Роман Кормильцева с исламом был основан на нескольких параметрах - ему нравилась его всемирность, ему нравился Гейдар Джамаль, стихи и прозу которого он издавал, но еще больше ему нравилось то, что Америка, либералы, Израиль борются с исламом так, как они не считают нужным бороться с коммунистами. Он ни за что не хотел понять, что странам ислама, чтобы выжить, нужен союз с сильной Россией.
Большие сложности для "Ультракультуры" и для Ильи создали книги о психоделической революции 1960х: это было неверно понято властями, как призыв к употреблению наркотиков. Его интересовало, как наркотики расширяют сознание, а его считали пособником искателей легкого кайфа. Книги "Ультракультуры" стали изымать, над издательством повисли судебные иски. Это порядком напрягло свердловского бизнесмена Бисерова, владельца "Ультракультуры". Сложности с "Ультракультурой" - на издательство наезжали со всех сторон, были как финансовые, так и политические неприятности - привели Илью к неверной мысли, что у него нет будущего в России.

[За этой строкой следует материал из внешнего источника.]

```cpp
constexpr int G2P_THREADS = 512, G2P_WAVES = 4;
constexpr int LOAD_TILE_NQ = (TILE_N + G2P_THREADS - 1) / G2P_THREADS;
MPM_DEV void load_tile(const DP& p, unsigned h, float4* tile, const float4* field, int nthreads, unsigned long long* stamps = nullptr) {
    const int* nbr = p.home_nbr_act + (size_t)h * 27;
    constexpr int NQ = LOAD_TILE_NQ;
    int a[NQ], cell[NQ];
#pragma unroll
    for (int q = 0; q < NQ; ++q) {
        const int n = min((int)threadIdx.x + q * nthreads, TILE_N - 1);
        const int tx = n / (TILE_W * TILE_W), ty = (n / TILE_W) % TILE_W, tz = n % TILE_W;
        const int qx = tx - FREE_ZONE + 4, qy = ty - FREE_ZONE + 4, qz = tz - FREE_ZONE + 4;
        a[q] = nbr[(qx >> 2) * 9 + (qy >> 2) * 3 + (qz >> 2)];
        cell[q] = ((qx & 3) << 4) + ((qy & 3) << 2) + (qz & 3);
    }
    if (MPM_DIAG && stamps) { asm volatile("s_waitcnt vmcnt(0)" ::: "memory"); stamps[0] = __builtin_readcyclecounter(); }
    float4 v[NQ];
#pragma unroll
    for (int q = 0; q < NQ; ++q) v[q] = field[(size_t)max(a[q], 0) * 64 + cell[q]];
    if (MPM_DIAG && stamps) { asm volatile("s_waitcnt vmcnt(0)" ::: "memory"); stamps[1] = __builtin_readcyclecounter(); }
#pragma unroll
    for (int q = 0; q < NQ; ++q) {
        const int n = (int)threadIdx.x + q * nthreads;
        if (n < TILE_N) tile[n] = a[q] >= 0 ? v[q] : make_float4(0.f, 0.f, 0.f, 0.f);
    }
}

MPM_DEV int g2p_particle(const DP& p, const PSet& S, const float4* tile, unsigned i, float x, float y, float z,
                            float vol, int ox, int oy, int oz, float dt) {
    const Stencil st = make_stencil(p, x, y, z, ox, oy, oz);
    int bits = 0;
    if (p.dist.on && vol < 0.f) {
        const int gx = ox + st.rx;
        if (gx < p.dist.own_lo - p.dist.zone_cells || gx + 2 >= p.dist.own_hi + p.dist.zone_cells) bits = 2;
    }
    float nv[3] = {0.f, 0.f, 0.f}, nC[9] = {0.f, 0.f, 0.f, 0.f, 0.f, 0.f, 0.f, 0.f, 0.f};
    const float4* base = tile + ((st.rx * TILE_W + st.ry) * TILE_W + st.rz);
    const float ez[3] = {st.wz[0] * (0.f - st.fx[2]), st.wz[1] * (1.f - st.fx[2]), st.wz[2] * (2.f - st.fx[2])};
    const float ey[3] = {st.wy[0] * (0.f - st.fx[1]), st.wy[1] * (1.f - st.fx[1]), st.wy[2] * (2.f - st.fx[1])};
    const f32x2 W0 = {st.wz[0], ez[0]}, W1 = {st.wz[1], ez[1]}, W2 = {st.wz[2], ez[2]};
    const f32x2 zero2 = {0.f, 0.f};
#pragma unroll
    for (int a = 0; a < 3; ++a) {
        f32x2 BB[3] = {zero2, zero2, zero2};
        float By[3] = {0.f, 0.f, 0.f};
#pragma unroll
        for (int b = 0; b < 3; ++b) {
            const float4* row = base + (a * TILE_W + b) * TILE_W;
            const float4 g0 = row[0], g1 = row[1], g2 = row[2];
            const float wb = st.wy[b], eb = ey[b];
            const f32x2 wb2 = {wb, wb};
            const float c0[3] = {g0.x, g0.y, g0.z}, c1[3] = {g1.x, g1.y, g1.z}, c2[3] = {g2.x, g2.y, g2.z};
#pragma unroll
            for (int r = 0; r < 3; ++r) {
                f32x2 AA;
                if (r == 2) {
                    const f32x2 z0 = {g0.z, g0.w}, z1 = {g1.z, g1.w}, z2 = {g2.z, g2.w};
                    asm("v_pk_mul_f32 %0, %1, %2 op_sel_hi:[1,0]\n\ts_nop 0\n\t"
                        "v_pk_fma_f32 %0, %3, %4, %0 op_sel_hi:[1,0,1]\n\ts_nop 0\n\t"
                        "v_pk_fma_f32 %0, %5, %6, %0 op_sel_hi:[1,0,1]"
                        : "=&v"(AA) : "v"(W0), "v"(z0), "v"(W1), "v"(z1), "v"(W2), "v"(z2));
                } else {
                    const f32x2 s0 = {c0[r], c0[r]}, s1 = {c1[r], c1[r]}, s2 = {c2[r], c2[r]};
                    AA = __builtin_elementwise_fma(W2, s2, __builtin_elementwise_fma(W1, s1, W0 * s0));
                }
                BB[r] = __builtin_elementwise_fma(wb2, AA, BB[r]);
                By[r] = fmaf(eb, AA.x, By[r]);
            }
        }
        const float wa = st.wx[a];
        const float ea = wa * ((float)a - st.fx[0]);
        const f32x2 wa2 = {wa, wa};
#pragma unroll
        for (int r = 0; r < 3; ++r) {
            f32x2 vc = {nv[r], nC[r * 3 + 2]};
            vc = __builtin_elementwise_fma(wa2, BB[r], vc);
            nv[r] = vc.x;
            nC[r * 3 + 2] = vc.y;
// ... 147 lines not shown
```

Measured before the change: 10030.

## Specialize vertex-force gather to six planes when mesh valence allows

Adds a PLANES template parameter to the vertex-force gather and the P2G kernel, so meshes with a maximum valence of six or less read only six of the eight per-vertex force planes and skip the CSR fallback check. This cuts global memory loads in k_vforce and in the fused P2G force path. It also rewrites the P2G accumulation reduction to use FMAs and, in the non-exact path, drops one multiply (assuming fac[t][0] is one). The FMA change alters rounding, and the dropped multiply depends on that factor really being one.

```diff
diff --git a/drake_amd/csrc/mpm_device.h b/drake_amd/csrc/mpm_device.h
--- a/drake_amd/csrc/mpm_device.h
+++ b/drake_amd/csrc/mpm_device.h
@@ -22,6 +22,8 @@
 __host__ __device__ inline size_t vf_entry(unsigned k, unsigned j) {
     return (size_t)(k / VF_CHUNK) * (8u * VF_CHUNK) + j * VF_CHUNK + (k % VF_CHUNK);
 }
+constexpr int VF_PLANES_REGULAR = 6, VF_PLANES_ALL = 8;
+__host__ __device__ inline int vf_planes_of(int max_valence) { return max_valence <= VF_PLANES_REGULAR ? VF_PLANES_REGULAR : VF_PLANES_ALL; }
 struct PSet {
     float4* q[4];
     int* pid;
diff --git a/drake_amd/csrc/mpm_engine.hip b/drake_amd/csrc/mpm_engine.hip
--- a/drake_amd/csrc/mpm_engine.hip
+++ b/drake_amd/csrc/mpm_engine.hip
@@ -171,7 +171,11 @@
 }
 static void launch_fem_vertices(mpm_engine* e, const DP& p, float dt) {
     TraceRange tr("mpm:CalcFemStateAndForce (vertex forces)");
-    if (e->nv) hipLaunchKernelGGL(k_vforce, dim3((e->g_nv + 7u) & ~7u), dim3(256), 0, e->stream, p);
+    if (e->nv) {
+        const dim3 g((e->g_nv + 7u) & ~7u), b(256);
+        if (vf_planes_of(e->max_valence) == VF_PLANES_REGULAR) hipLaunchKernelGGL(k_vforce<VF_PLANES_REGULAR>, g, b, 0, e->stream, p);
+        else hipLaunchKernelGGL(k_vforce<VF_PLANES_ALL>, g, b, 0, e->stream, p);
+    }
     if (e->bend.on()) hipLaunchKernelGGL(k_bend, rows_grid(e->bend.args.n_rows), dim3(256), 0, e->stream, p, e->bend.args);
     if (e->bend.on() && e->damp.bending())
         hipLaunchKernelGGL(k_bend_damp, rows_grid(e->bend.args.n_rows), dim3(256), 0, e->stream, p, e->bend.args,
@@ -207,22 +211,25 @@
     TraceRange tr(forces ? "mpm:ParticleToGrid (+ vertex forces)" : "mpm:ParticleToGrid");
     const dim3 g(e->g_tile), b(P2G_THREADS);
     const bool exact = e->deterministic || e->p2g_fixed_point;
-#define MPM_P2G_LAUNCH(F)                                                                          \
+#define MPM_P2G_LAUNCH(F, V)                                                                       \
     do {                                                                                           \
-        if (exact) hipLaunchKernelGGL((k_p2g<F, 1>), g, b, 0, e->stream, p, dt);                   \
-        else hipLaunchKernelGGL((k_p2g<F, 0>), g, b, 0, e->stream, p, dt);                         \
+        if (exact) hipLaunchKernelGGL((k_p2g<F, 1, 0, V>), g, b, 0, e->stream, p, dt);             \
+        else hipLaunchKernelGGL((k_p2g<F, 0, 0, V>), g, b, 0, e->stream, p, dt);                   \
     } while (0)
-#define MPM_P2G_LAUNCH_FIELDS(F)                                                                                      \
+#define MPM_P2G_LAUNCH_FIELDS(F, V)                                                                                   \
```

В своем дневнике он написал: "Гуляя с одним из моих знакомых, известным израильским диссидентом Ш., я долго объяснял ему, почему в путинской России не может быть никакого достойного будущего ни у меня, ни у моей жены, ни у моих детей." Я пытался убедить его, что жизни нет в эмиграции, и что в России его знают и любят. Но, к сожалению, убедить не удалось, и он улетел в Англию.
Вечный бунтовщик, он не сумел остановиться. Какую бы парадигму не выстраивали власть имущие, как он немедленно пытался ее подорвать. Его при этом порядком заносило, и мы с ним не раз спорили, несмотря на тесную личную дружбу. Особенно утомлял постоянный вектор противодействия власти, как будто успех борьбы с советской властью ничему его не научил. Хотя, конечно, жаль, что власти не смогли сохранить маленькое, но качественное альтернативное издательство и оценить Илью по заслугам вплоть до его последних дней.
В одном из последних интервью его спросили, какая у него цель, какого конечного результата он добивается.
Илья ответил: "Конец света. Конец света, разумеется, какая еще может быть у нас цель... Мы же так устали от этой жизни, мы хотим дойти до того места, когда начнется другая жизнь".